Synopsis: “Cat, this is Finn. He’s going to be your tutor.”

Finn looks and acts human, though he has no desire to be. He was programmed to assist his owners, and performs his duties to perfection. A billion-dollar construct, his primary task is now to tutor Cat. As she grows into a beautiful young woman, Finn is her guardian, her constant companion…and more. But when the government grants rights to the ever-increasing robot population, however, Finn struggles to find his place in the world, and in Cat’s heart.

Review: Okay, so first things first. This? This was beautifully written. Like, crack-your-heart-open-and-make-you-bleed kind of beautiful. Every word had thought behind it, every character was real and complex and emotive. This is a book that you have to take a break from every once in a while to just lay there while your brain takes it all in. It’s powerful and poignant and deep, and it’s like reading something vast and tiny at the same time, a small story that feels big.

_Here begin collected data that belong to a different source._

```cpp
int conv_wgrad(cilrs_net* net, const ConvT& c, const ConvG& g, const float* x, int x_cin,
               const float* dy, float* dw, float* ws, hipStream_t s) {
    if (x_cin == c.cin && !net->bf16_train && wino_wgrad_on(c)) {
        WinoWgradArgs wa;
        memset(&wa, 0, sizeof(wa));
        wa.x = x; wa.dy = dy; wa.dw = dw; wa.slabs = ws + net->slabs;
        wa.N = net->B; wa.H = g.H; wa.W = g.W; wa.C = c.cin; wa.K = c.cout;
        CILRS_CHECK(wino_wgrad_scratch_floats(net->B, g.H, g.W, c.cin, c.cout) <= net->slabs_floats,
                    "Winograd wgrad scratch too small");
        const double flops = 2.0 * g.M * c.cout * c.k * c.k * c.cin;
        const double bytes = 4.0 * ((double)net->B * g.H * g.W * c.cin + (double)g.M * c.cout +
                                    (double)c.cout * c.k * c.k * c.cin);
        RUN(net, std::string("conv_wgrad.") + kGroupName[c.group], flops, bytes, s,
            launch_conv_wino_wgrad(wa, s));
        return 0;
    }
    WgradArgs a;
    memset(&a, 0, sizeof(a));
    a.x = x; a.dy = dy; a.dw = dw; a.slabs = ws + net->slabs;
    a.N = net->B; a.H = g.H; a.W = g.W; a.Cin = x_cin;
    a.Ho = g.Ho; a.Wo = g.Wo; a.Cout = c.cout;
    a.KH = a.KW = c.k; a.stride = c.stride; a.pad = c.pad;
    a.x_ld = x_cin; a.dy_ld = c.cout; a.Cin_dst = c.cin; a.accumulate = 0;
    CILRS_CHECK(wgrad_scratch_floats(a) <= net->slabs_floats, "wgrad scratch too small");
    const double flops = 2.0 * g.M * c.cout * c.k * c.k * c.cin;
    const double bytes = 4.0 * ((double)net->B * g.H * g.W * c.cin + (double)g.M * c.cout +
// ... 227 lines not shown
        g.Ho = out_dim(height, 7, 2, 3); g.Wo = out_dim(width, 7, 2, 3);
        g.M = B * g.Ho * g.Wo;
        g.y = bump.take(trainable ? (size_t)g.M * 64 : 4);
        g.z = bump.take((size_t)g.M * 64);
        g.stats = bump.take(4 * 64);
        n->H0 = g.Ho; n->W0 = g.Wo;
        n->H1 = out_dim(g.Ho, 3, 2, 1); n->W1 = out_dim(g.Wo, 3, 2, 1);
    }
    size_t gmax = (size_t)n->cg[0].M * 64;
    size_t actmax = (size_t)B * n->H1 * n->W1 * 64;
    n->pool = bump.take((size_t)B * n->H1 * n->W1 * 64);
    const size_t argmax_floats = ((size_t)B * n->H1 * n->W1 * 64 + 3) / 4;
    n->argmax_b = bump.take(argmax_floats) * sizeof(float);
    int h = n->H1, w = n->W1;
    size_t slabs_max = 0, ksplit_max = 0;
    auto track = [&](const ConvT& c, const ConvG& g, int x_cin) {
        if (trainable) {
            WgradArgs wa;
            memset(&wa, 0, sizeof(wa));
            wa.N = B; wa.H = g.H; wa.W = g.W; wa.Cin = x_cin; wa.Ho = g.Ho; wa.Wo = g.Wo;
            wa.Cout = c.cout; wa.KH = wa.KW = c.k; wa.stride = c.stride; wa.pad = c.pad;
            const size_t sf = wgrad_scratch_floats(wa);
            if (sf > slabs_max) slabs_max = sf;
            if (x_cin == c.cin && wino_wgrad_on(c)) {
                const size_t sw = wino_wgrad_scratch_floats(B, g.H, g.W, c.cin, c.cout);
                if (sw > slabs_max) slabs_max = sw;
            }
        }
        const size_t fwd = (size_t)g.M * c.cout, bwd = (size_t)B * g.H * g.W * c.cin;
        const size_t big = fwd > bwd ? fwd : bwd;
        if (big <= (size_t)6 * 1024 * 1024 && 8 * big > ksplit_max) ksplit_max = 8 * big;
        if (fwd > actmax) actmax = fwd;
    };
    auto place = [&](int ci, int in_h, int in_w) {
        const ConvT& c = A.convs[ci];
        ConvG& g = n->cg[ci];
        g.H = in_h; g.W = in_w;
        g.Ho = out_dim(in_h, c.k, c.stride, c.pad); g.Wo = out_dim(in_w, c.k, c.stride, c.pad);
        g.M = B * g.Ho * g.Wo;
        g.y = bump.take(trainable ? (size_t)g.M * c.cout : 4);
        g.z = bump.take((size_t)g.M * c.cout);
        g.stats = bump.take(4 * c.cout);
        track(c, g, c.cin);
    };
    track(A.convs[0], n->cg[0], 4);
    for (const BlockT& blk : A.blocks) {
        place(blk.conv1, h, w);
// ... 2557 lines not shown
    memset(&a, 0, sizeof(a));
    a.x = x; a.dy = dy; a.dw = dw; a.slabs = scratch;
    a.N = N; a.H = H; a.W = W; a.Cin = Cin;
    a.Ho = (H + 2 * pad - KH) / stride + 1; a.Wo = (W + 2 * pad - KW) / stride + 1; a.Cout = Cout;
    a.KH = KH; a.KW = KW; a.stride = stride; a.pad = pad;
    a.x_ld = Cin; a.dy_ld = Cout; a.Cin_dst = Cin_dst; a.accumulate = 0;
    return a;
}

size_t cilrs_conv2d_wgrad_scratch_floats(int N, int H, int W, int Cin, int Cout, int KH, int KW,
                                         int stride, int pad) {
    return wgrad_scratch_floats(
        make_wgrad(nullptr, nullptr, nullptr, nullptr, N, H, W, Cin, Cout, KH, KW, stride, pad, Cin));
}

int cilrs_conv2d_wgrad(const float* x, const float* dy, float* dw, float* scratch, int N, int H,
                       int W, int Cin, int Cout, int KH, int KW, int stride, int pad,
                       int Cin_dst, void* stream) {
    return launch_conv_wgrad(
        make_wgrad(x, dy, dw, scratch, N, H, W, Cin, Cout, KH, KW, stride, pad, Cin_dst),
        reinterpret_cast<hipStream_t>(stream));
}

static size_t up8(size_t v) { return (v + 7) / 8 * 8; }
size_t cilrs_conv2d_16_scratch_halfs(int N, int H, int W, int Cin, int Cout, int K, int stride,
                                     int pad) {
    const int Ho = (H + 2 * pad - K) / stride + 1, Wo = (W + 2 * pad - K) / stride + 1;
    return up8((size_t)N * H * W * Cin) + up8((size_t)N * Ho * Wo * Cout) +
           2 * up8((size_t)Cout * K * K * Cin);
}

int cilrs_conv2d_fwd_16(const float* x, const float* w, float* y, float* bn_partial, int N, int H,
                        int W, int Cin, int Cout, int K, int stride, int pad, int bf16,
                        void* scratch16, void* stream) {
    CILRS_CHECK(x && w && y && scratch16, "conv2d_fwd_16: NULL argument");
    hipStream_t s = reinterpret_cast<hipStream_t>(stream);
    cilrs_half* x16 = reinterpret_cast<cilrs_half*>(scratch16);
    cilrs_half* w16 = x16 + up8((size_t)N * H * W * Cin);
    if (launch_f32_to_f16(x, x16, (size_t)N * H * W * Cin, bf16, s)) return 1;
    if (launch_f32_to_f16(w, w16, (size_t)Cout * K * K * Cin, bf16, s)) return 1;
    ConvF16Args a;
    memset(&a, 0, sizeof(a));
    a.x = x16; a.w = w16; a.y32 = y; a.bn_partial = bn_partial;
    a.N = N; a.H = H; a.W = W; a.Cin = Cin; a.Cout = Cout; a.K = K; a.stride = stride; a.pad = pad;
    a.Ho = (H + 2 * pad - K) / stride + 1; a.Wo = (W + 2 * pad - K) / stride + 1;
    a.bf16 = bf16;
// ... 316 lines not shown
```

### include/cilrs_hip.h

```cpp
#ifndef CILRS_HIP_H
#define CILRS_HIP_H

#include <stddef.h>
#include <stdint.h>

#ifdef __cplusplus
extern "C" {
#endif

typedef struct cilrs_net cilrs_net;

int cilrs_version(void);
const char* cilrs_last_error(void);

int cilrs_num_params(void);
int cilrs_num_bn(void);
size_t cilrs_param_arena_floats(void);
size_t cilrs_param_count(void);
int cilrs_param_info(int i, char* name, int name_cap, size_t* offset, size_t* numel, int* ndim,
                     int* shape4);
int cilrs_bn_info(int j, char* prefix, int prefix_cap, int* channels, size_t* rm_offset,
                  size_t* rv_offset);
size_t cilrs_bn_arena_floats(void);

// ... 354 lines not shown
                     int Cout, int KH, int KW, int stride, int pad, int force_cfg,
                     int force_splitk, float* scratch, size_t scratch_floats, void* stream);
int cilrs_conv2d_dgrad(const float* dy, const float* w, float* dx, const float* addend, int N,
                       int H, int W, int Cin, int Cout, int KH, int KW, int stride, int pad,
                       int force_cfg, int force_splitk, float* scratch, size_t scratch_floats,
                       void* stream);
int cilrs_conv2d_fwd_stats(const float* x, const float* w, float* y, float* partial, int* nblk,
                           int N, int H, int W, int Cin, int Cout, int K, int stride, int pad,
                           int force_cfg, int force_splitk, float* scratch, size_t scratch_floats,
                           void* stream);
int cilrs_conv2d_dgrad_bnbwd(const float* dy, const float* w, float* dx, const float* addend,
                             const float* bwd_z, const float* bwd_y, const float* bwd_stats,
                             int bwd_relu, float* partial, int* nblk, int N, int H, int W, int Cin,
                             int Cout, int K, int stride, int pad, int force_cfg, int force_splitk,
                             float* scratch, size_t scratch_floats, void* stream);
int cilrs_conv2d_takes_classes(int N, int H, int W, int Cin, int Cout, int K, int stride, int pad,
                               int dgrad, size_t scratch_floats, int force_splitk);
int cilrs_net_conv_classes(const cilrs_net* net, int conv, int* fwd, int* dgrad);
size_t cilrs_conv2d_wgrad_scratch_floats(int N, int H, int W, int Cin, int Cout, int KH, int KW,
                                         int stride, int pad);
int cilrs_conv2d_wgrad(const float* x, const float* dy, float* dw, float* scratch, int N, int H,
                       int W, int Cin, int Cout, int KH, int KW, int stride, int pad,
                       int Cin_dst, void* stream);
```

The main character, Cat, is someone with a plethora of faults, which in my case made her more relatable, although I can see how she might grate on some people’s nerves. Her journey through life is very tumultuous and she makes a ton of mistakes, but I liked that about her, and she certainly isn’t the only one with issues in this book. Her parents, her friends, and the other people around her have their own flaws, and I really enjoyed how much thought Ms. Clarke put into every single character. I grew especially fond of Finn, which is probably due in part to my love of the awkward-male-turtle role, but Finn really did make my heart ache. Reading about Finn’s struggle to understand his surroundings and his own capacity to feel made me think about human nature and emotions, and how powerful they really are. How ironic that a robot should be the one to teach readers about humanity.

***SPOILER***

One thing that I didn’t care for was the plotline concerning Cat’s marriage. For one, a lot of Cat’s interactions with Richard made her seem, well, catty. And also, while I understand this part of the story is crucial, I didn’t like the way it was done. Richard’s character was horrid, yes, but it didn’t feel authentic. His violence and mistreatment of Cat were done in a way that made me feel like the author was just saying her lines, and there was nothing raw or cutting in their final interactions. Cat’s behavior toward Richard seemed like a shallow effort by the author to show her strength of character, as though by publicly embarrassing him or saying “You hit me, so I’m divorcing you” automatically makes her a woman of steel when in reality, it felt like there was very little thought behind Cat’s actions, like the author was shoving words in her mouth and situating her just how she liked.

***END SPOILER***

I don’t read books like this very often simply because I end up walking around for the next week with a hangover. It’s a lot to take in, and it’s very draining, especially in my case since I read it in a day. But at the same time, this book was completely and totally worth the energy. The author put such care into it, and it’s so stunning both stylistically and thematically that even if I didn’t like the story, I would love the book anyway for the writing.

Rating: 5 stars

Recommend it? Yes

Other Books By the Author: Cassandra Rose Clarke has also written a YA series called The Assassin’s Curse, which from what I can tell looks pretty awesome.